[Task instructions]: Scan the records below, and wherever a line has the word "auto", pull it out.

[Stored data entries]
________________

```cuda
template <class C>
struct SmemF {
  float img[Geo<C>::FwdFloats];
  float wo[kH + 4];
  float win[64];
  uint64_t wbar;
};
template <class C>
__host__ __device__ constexpr size_t adamc_offset() {
  return (sizeof(SmemF<C>) + 15) & ~(size_t)15;
}
template <class C>
__host__ __device__ constexpr size_t fwd_smem_bytes(int T) {
  return adamc_offset<C>() + (C::FC ? (size_t)T * 2 * sizeof(float) : 0);
}
__device__ __forceinline__ double warp_sum_pairs_d(double v) {
  v += __shfl_xor_sync(0xffffffffu, v, 16);
  v += __shfl_xor_sync(0xffffffffu, v, 8);
  v += __shfl_xor_sync(0xffffffffu, v, 4);
  return v + __shfl_xor_sync(0xffffffffu, v, 1);
}

template <class C, bool FAST = false, int OPT = L2O_OPT_NONE, bool CKPT = false>
__global__ void __launch_bounds__(kFwdThreads, 1) unroll_fwd_kernel(l2o_unroll_args a, NetRt rt, const float* __restrict__ img,
                                                                     float* __restrict__ state_out, FwdExtra ex) {
  static_assert(!FAST || (!C::FC && OPT != L2O_OPT_NONE), "the full-tile forward is the DM nets' with an optimizee");
  using G = Geo<C>;
  extern __shared__ __align__(128) unsigned char smem_raw[];
  SmemF<C>& S = *reinterpret_cast<SmemF<C>*>(smem_raw);
  const int T = a.T;
  const int64_t n = a.n;
  const bool in_kernel_opt = FAST || a.opt_kind != L2O_OPT_NONE;
  const int opt_kind = FAST ? OPT : a.opt_kind;
  const bool want_fx = in_kernel_opt && a.fx != nullptr;
  const bool adam_mode = C::NIN == 2 && a.m != nullptr;
  const bool has_ckpt = FAST ? CKPT : a.ckpt != nullptr;
  const bool has_grec = FAST ? CKPT : a.g_rec != nullptr;
  const bool tanh_out = !FAST && rt.tanh_output;
  const bool has_delta = !FAST && a.delta_seq != nullptr;
  const bool has_labels = !FAST && a.labels != nullptr;
  float* adamc = reinterpret_cast<float*>(smem_raw + adamc_offset<C>());

  if (threadIdx.x < kH) S.wo[threadIdx.x] = a.theta[C::O_WO + threadIdx.x];
  if (threadIdx.x == kH) S.wo[kH] = a.theta[C::O_BO];
  if constexpr (C::FC) {
    static_assert(!C::FC || C::NIN == 2, "fc nets here are RNNprop nets (two inputs)");
    if (threadIdx.x >= 32 && threadIdx.x < 92) S.win[threadIdx.x - 32] = a.theta[C::O_WIN + threadIdx.x - 32];
    if (adam_mode) {
      const int step0 = ex.step_ptr ? *ex.step_ptr + ex.t_offset : a.step0;
      for (int t = threadIdx.x; t < T; t += blockDim.x) {
        const float p = (ex.step_ptr == nullptr && ex.p_fixed > 0.f) ? ex.p_fixed : (float)(step0 + t);
        adamc[2 * t] = 1.0f - powf(a.beta1, p);
        adamc[2 * t + 1] = 1.0f - powf(a.beta2, p);
      }
    }
  }
  if (threadIdx.x == 0) {
    mbar_init(&S.wbar, 1);
    fence_barrier_init();
  }
  __syncthreads();
// ... 261 lines not shown
```

open_l2o_b200/csrc/cwlstm_tc_bwd.cuh:

```cuda
#pragma once
#include <type_traits>
#include "cwlstm_tc.cuh"

namespace l2o {
namespace tcb {

using namespace tc;

constexpr int kBwdWG = 2;
constexpr int kBwdThreads = 128 * kBwdWG;
constexpr uint32_t kXaLBO = 8 * 128;
constexpr uint32_t kXbLBO = 10 * 128;
constexpr uint32_t kXaBytes = 8 * kXaLBO;
constexpr uint32_t kXbBytes = 8 * kXbLBO;
constexpr int kBlkL1 = 5, kRowOne2 = 63;

__device__ __forceinline__ void split_bf16x2(float v0, float v1, uint32_t& hi, uint32_t& lo) {
  asm("cvt.rn.bf16x2.f32 %0, %1, %2;" : "=r"(hi) : "f"(v1), "f"(v0));
  const float r0 = v0 - __uint_as_float(hi << 16), r1 = v1 - __uint_as_float(hi & 0xFFFF0000u);
  asm("cvt.rn.bf16x2.f32 %0, %1, %2;" : "=r"(lo) : "f"(r1), "f"(r0));
}
__device__ __forceinline__ void stsm_x4_trans(uint32_t sa, uint32_t r0, uint32_t r1, uint32_t r2, uint32_t r3) {
  asm volatile("stmatrix.sync.aligned.m8n8.x4.trans.shared.b16 [%0], {%1, %2, %3, %4};" ::"r"(sa), "r"(r0), "r"(r1),
               "r"(r2), "r"(r3)
// ... 194 lines not shown
      split_bf16x2(z[4 * j + 2], z[4 * j + 3], h1, l1);
      stsm_x4_trans(lb + (uint32_t)j * 128, h0, h1, l0, l1);
    }
  };
  auto dx_dw = [&](auto ncols, float* z, float* x, uint64_t th, uint64_t tl, uint64_t xah, uint64_t xal) {
    constexpr int NX = decltype(ncols)::value;
    uint32_t fh[kN / 8][4], fl[kN / 8][4];
#pragma unroll
    for (int j = 0; j < kN / 8; ++j) {
      split_tf32(z[4 * j + 0], fh[j][0], fl[j][0]);
      split_tf32(z[4 * j + 2], fh[j][1], fl[j][1]);
      split_tf32(z[4 * j + 1], fh[j][2], fl[j][2]);
      split_tf32(z[4 * j + 3], fh[j][3], fl[j][3]);
    }
    constexpr uint64_t step = img_kstep(NX);
    wg_fence();
#pragma unroll
    for (int j = 0; j < kN / 8; ++j) {
      mma_rs<NX>(x, fl[j], th + j * step, j > 0 ? 1u : 0u);
      mma_rs<NX>(x, fh[j], tl + j * step, 1u);
      mma_rs<NX>(x, fh[j], th + j * step, 1u);
    }
    wg_commit();
    constexpr uint64_t sa = (2 * kXaLBO) >> 4, sb = (2 * kXbLBO) >> 4;
#pragma unroll
    for (int kk = 0; kk < tc::kTile / 16; ++kk) {
      mma_ss_bf16_n80(dw, xal + kk * sa, xbh + kk * sb);
      mma_ss_bf16_n80(dw, xah + kk * sa, xbl + kk * sb);
      mma_ss_bf16_n80(dw, xah + kk * sa, xbh + kk * sb);
    }
    wg_commit();
    wg_wait<1>();
  };
  auto flush_dw = [&]() {
    wg_wait<0>();
#pragma unroll
    for (int rh = 0; rh < 2; ++rh) {
      const int r = dw_row<C, MODE>(kx + 8 * rh);
#pragma unroll
      for (int j = 0; j < kN / 8; ++j)
#pragma unroll
        for (int e = 0; e < 2; ++e) {
          float& v = dw[4 * j + 2 * rh + e];
          if (r >= 0 && v != 0.f) atomicAdd(&a.dtheta[r + gate_ref_col(8 * j + 2 * q + e)], (double)v);
          v = 0.f;
        }
    }
  };

  for (int64_t tile = (int64_t)blockIdx.x * kBwdWG + wg; tile < ntiles; tile += tstride) {
    const int64_t r0 = tile * tc::kTile + kx;
    const int64_t row[2] = {r0, r0 + 8};
    const bool act[2] = {FULL || row[0] < n, FULL || row[1] < n};
    const float* ckt = a.ckpt + (int64_t)(T - 1) * slot + tile * tc::kTile * kH;
    int64_t tn = (int64_t)(T - 1) * n;
    float dc2[2][kU], dh2c[2][kU], dc1[2][kU], dh1c[2][kU];
#pragma unroll
    for (int rh = 0; rh < 2; ++rh)
#pragma unroll
      for (int s = 0; s < kU; ++s) { dc2[rh][s] = 0.f; dh2c[rh][s] = 0.f; dc1[rh][s] = 0.f; dh1c[rh][s] = 0.f; }
    float lam[2];
#pragma unroll
    for (int rh = 0; rh < 2; ++rh) lam[rh] = (kL2 && act[rh] && !kImit) ? a.g_rec[tn + n + row[rh]] : 0.f;
    if constexpr (CARRY) {
#pragma unroll
      for (int rh = 0; rh < 2; ++rh) {
        if (!act[rh]) continue;
        const int64_t i = row[rh];
        if constexpr (kL2) {
          load5(cy.d_state + (2 * n + i) * kH, q, dh2c[rh]);
          load5(cy.d_state + (3 * n + i) * kH, q, dc2[rh]);
          lam[rh] = cy.lam[i] + a.g_rec[tn + n + i];
        }
        if constexpr (kL1) {
          load5(cy.d_state + i * kH, q, dh1c[rh]);
          load5(cy.d_state + (n + i) * kH, q, dc1[rh]);
        }
      }
    }
    A.zero();
    A.template put<(G::ColOne & ~3)>(0, q == (G::ColOne & 3) ? 1.0f : 0.f);
    A.template put<(G::ColOne & ~3)>(1, q == (G::ColOne & 3) ? 1.0f : 0.f);

    for (int t = T - 1; t >= 0; --t) {
      const float* ckr = ckt + kx * kH;
      float z[kN / 2];
      float dh1n[2][kU];
      if constexpr (kL2) {
        float c2p[2][kU], dy[2];
        if constexpr (kRing) mbar_wait(&R.barh, 0);
#pragma unroll
        for (int rh = 0; rh < 2; ++rh) {
          float h1n[kU] = {0.f, 0.f, 0.f, 0.f, 0.f}, h2p[kU] = {0.f, 0.f, 0.f, 0.f, 0.f};
#pragma unroll
          for (int s = 0; s < kU; ++s) c2p[rh][s] = 0.f;
          float dtanh = 1.0f;
          if (act[rh]) {
            const float* cr = ckr + 8 * kH * rh;
            if constexpr (kRing) {
              if (t == T - 1) load5(cr + slot, q, h1n);
              ring5(R.h, rh, true, h2p);
            } else {
              load5(cr + slot, q, h1n);
              load5(cr + 2 * nkh, q, h2p);
              load5(cr + 3 * nkh, q, c2p[rh]);
            }
            if constexpr (kImit) lam[rh] = (a.delta_seq[tn + row[rh]] - a.labels[tn + row[rh]]) * inv_nt;
            if constexpr (kTanh) {
              const float th = a.delta_seq[tn + row[rh]] / rt.scale;
              dtanh = fmaf(-th, th, 1.0f);
            }
          }
          dy[rh] = rt.scale * lam[rh] * dtanh;
          if (!kRing || t == T - 1) A.template put_vec<G::ColH1>(rh, h1n);
          A.template put_vec<G::ColH2>(rh, h2p);
        }
        wg_fence();
        mma3<kN, G::KB, G::L2Lo, G::L2Hi>(z, A, b2h, b2l);
        wg_commit();
        wg_wait<0>();
        if constexpr (kRing) {
          mbar_wait(&R.bar2, ph);
#pragma unroll
          for (int rh = 0; rh < 2; ++rh) ring5(R.c2, rh, act[rh], c2p[rh]);
        }
        if (q == 0) acc_bo += dy[0] + dy[1];
#pragma unroll
        for (int rh = 0; rh < 2; ++rh)
#pragma unroll
          for (int s = 0; s < kU; ++s) {
            float hn;
            unit_bwd(z[acc_idx(s, 0, rh)], z[acc_idx(s, 1, rh)], z[acc_idx(s, 2, rh)], z[acc_idx(s, 3, rh)], c2p[rh][s],
                     fmaf(wo[s], dy[rh], dh2c[rh][s]), dc2[rh][s], hn);
            acc_wo[s] = fmaf(hn, dy[rh], acc_wo[s]);
          }
        wg_bar(wg);
        if constexpr (kRing) {
          if (elected) {
            const int64_t tl_next = t > 0 ? tile : tile + tstride;
            arm(&R.barh, R.h, ckt, 0, tile_bytes(tile));
            if (tl_next < ntiles) arm(&R.bar2, R.c2, t > 0 ? ckt - slot : ckt + ck_wrap, 3, tile_bytes(tl_next));
          }
        }
        stage_x(kXa2, 0, kBlkL1, G::ColH1, G::ColH2);
        stage_dz(z);
        fence_proxy_async();
        wg_bar(wg);
        float x2[G::N2 / 2];
        dx_dw(IC<G::N2>{}, z, x2, t2h, t2l, xa2h, xa2l);
#pragma unroll
        for (int rh = 0; rh < 2; ++rh)
#pragma unroll
          for (int s = 0; s < kU; ++s) {
            dh1n[rh][s] = x2[4 * (s >> 1) + 2 * rh + (s & 1)];
            dh2c[rh][s] = x2[4 * (3 + (s >> 1)) + 2 * rh + (s & 1)];
          }
        if constexpr (MODE == 1) {
#pragma unroll
          for (int rh = 0; rh < 2; ++rh)
            if (act[rh]) store5(a.scratch + (tn + row[rh]) * kH, q, dh1n[rh]);
        }
#pragma unroll
        for (int rh = 0; rh < 2; ++rh)
          if (!kImit && act[rh] && (!CARRY || t > 0)) lam[rh] += a.g_rec[tn + row[rh]];
      }
      if constexpr (kL1) {
        float c1p[2][kU];
        float r0v[2] = {0.f, 0.f};
        [[maybe_unused]] float r1v[2] = {0.f, 0.f};
        [[maybe_unused]] float ep[2][kU];
        if constexpr (kRing) mbar_wait(&R.barh, 1);
#pragma unroll
        for (int rh = 0; rh < 2; ++rh) {
          float h1p[kU] = {0.f, 0.f, 0.f, 0.f, 0.f};
#pragma unroll
          for (int s = 0; s < kU; ++s) c1p[rh][s] = 0.f;
          if (act[rh]) {
            if constexpr (kRing) {
              ring5(R.h, rh, true, h1p);
            } else {
              load5(ckr + 8 * kH * rh, q, h1p);
              load5(ckr + nkh + 8 * kH * rh, q, c1p[rh]);
            }
            if constexpr (MODE == 2) {
              load5(a.scratch + (tn + row[rh]) * kH, q, dh1n[rh]);
              r0v[rh] = a.in_seq[2 * tn + row[rh]];
              r1v[rh] = a.in_seq[2 * tn + n + row[rh]];
            } else {
              r0v[rh] = a.in_seq[tn + row[rh]];
            }
          } else if constexpr (MODE == 2) {
#pragma unroll
            for (int s = 0; s < kU; ++s) dh1n[rh][s] = 0.f;
          }
          A.template put_vec<G::ColH1>(rh, h1p);
          if constexpr (MODE == 2) {
            float e[kU];
#pragma unroll
            for (int s = 0; s < kU; ++s) {
              const int u = 5 * q + s;
              const float av = fmaf(r1v[rh], S.win[kH + u], fmaf(r0v[rh], S.win[u], S.win[2 * kH + u]));
              e[s] = elu_fast(av);
              ep[rh][s] = av > 0.f ? 1.0f : e[s] + 1.0f;
            }
            A.template put_vec<0>(rh, e);
          } else {
            float f[C::F];
            preprocess<C>(nullptr, rt, r0v[rh], 0.f, f);
            float v = q == C::F ? 1.0f : 0.f;
#pragma unroll
            for (int k = 0; k < C::F; ++k)
              if (q == k) v = f[k];
            A.template put<0>(rh, v);
          }
        }
        wg_fence();
        mma3<kN, G::KB, G::L1Lo, G::L1Hi>(z, A, b1h, b1l);
        wg_commit();
        wg_wait<0>();
        if constexpr (kRing) {
          mbar_wait(&R.bar1, ph);
#pragma unroll
          for (int rh = 0; rh < 2; ++rh) ring5(R.c1, rh, act[rh], c1p[rh]);
        }
#pragma unroll
        for (int rh = 0; rh < 2; ++rh)
#pragma unroll
          for (int s = 0; s < kU; ++s) {
            float hn;
            unit_bwd(z[acc_idx(s, 0, rh)], z[acc_idx(s, 1, rh)], z[acc_idx(s, 2, rh)], z[acc_idx(s, 3, rh)], c1p[rh][s],
                     dh1c[rh][s] + dh1n[rh][s], dc1[rh][s], hn);
          }
        wg_bar(wg);
        if constexpr (kRing) {
          const int64_t tl_next = t > 0 ? tile : tile + tstride;
          if (elected && tl_next < ntiles) {
            const float* ckn = t > 0 ? ckt - slot : ckt + ck_wrap;
            const uint32_t b = tile_bytes(tl_next);
            arm(&R.barh, R.h, ckn, 2, b);
            arm(&R.bar1, R.c1, ckn, 1, b);
            prefetch_l2_bulk(ck_block(ckn, 0), b);
          }
          const int64_t rn = t > 0 ? r0 : r0 + tstride * tc::kTile;
          const float* in_next = a.in_seq + (t > 0 ? tn - n : (int64_t)(T - 1) * n) + rn;
#pragma unroll
          for (int rh = 0; rh < 2; ++rh)
            if (q == 0 && ((FULL && t > 0) || rn + 8 * rh < n)) prefetch_l2(in_next + 8 * rh);
          ph ^= 1u;
        }
        if constexpr (MODE == 2) stage_x(kXa2, 0, kBlkL1, G::ColH1, 0);
        else stage_x(kXa1, kBlkL1, 3, G::ColH1, 0);
        stage_dz(z);
        fence_proxy_async();
        wg_bar(wg);
        float x1[G::N1 / 2];
        dx_dw(IC<G::N1>{}, z, x1, t1h, t1l, xa1h, xa1l);
#pragma unroll
        for (int rh = 0; rh < 2; ++rh)
#pragma unroll
          for (int s = 0; s < kU; ++s) {
            dh1c[rh][s] = x1[4 * (s >> 1) + 2 * rh + (s & 1)];
            if constexpr (MODE == 2) {
              const float da = x1[4 * (3 + (s >> 1)) + 2 * rh + (s & 1)] * ep[rh][s];
              aw0[s] = fmaf(r0v[rh], da, aw0[s]);
              aw1[s] = fmaf(r1v[rh], da, aw1[s]);
              ab[s] += da;
            }
          }
      }
      ckt -= slot;
      tn -= n;
    }
    if constexpr (CARRY) {
#pragma unroll
      for (int rh = 0; rh < 2; ++rh) {
        if (!act[rh]) continue;
        const int64_t i = row[rh];
        if constexpr (kL2) {
          store5(cy.d_state + (2 * n + i) * kH, q, dh2c[rh]);
          store5(cy.d_state + (3 * n + i) * kH, q, dc2[rh]);
          if (q == 0) cy.lam[i] = lam[rh];
        }
        if constexpr (kL1) {
          store5(cy.d_state + i * kH, q, dh1c[rh]);
          store5(cy.d_state + (n + i) * kH, q, dc1[rh]);
        }
      }
    }
    flush_dw();
  }
  wg_wait<0>();
  auto red8 = [&](float v) {
#pragma unroll
    for (int o = 4; o < 32; o <<= 1) v += __shfl_xor_sync(0xffffffffu, v, o);
    return v;
  };
#pragma unroll
  for (int s = 0; s < kU; ++s) {
    const int u = 5 * q + s;
    if constexpr (kL2) {
      const float v = red8(acc_wo[s]);
      if (lane < 4) atomicAdd(&a.dtheta[C::O_WO + u], (double)v);
    }
    if constexpr (MODE == 2) {
      const float v0 = red8(aw0[s]), v1 = red8(aw1[s]), vb = red8(ab[s]);
      if (lane < 4) {
        atomicAdd(&a.dtheta[C::O_WIN + u], (double)v0);
        atomicAdd(&a.dtheta[C::O_WIN + C::F + u], (double)v1);
        atomicAdd(&a.dtheta[C::O_BIN + u], (double)vb);
      }
    }
  }
  if constexpr (kL2) {
    const float v = red8(acc_bo);
    if (lane == 0) atomicAdd(&a.dtheta[C::O_BO], (double)v);
  }
}

}
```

________________

[Answer box]:
  auto dx_dw = [&](auto ncols, float* z, float* x, uint64_t th, uint64_t tl, uint64_t xah, uint64_t xal) {
  auto flush_dw = [&]() {
  auto red8 = [&](float v) {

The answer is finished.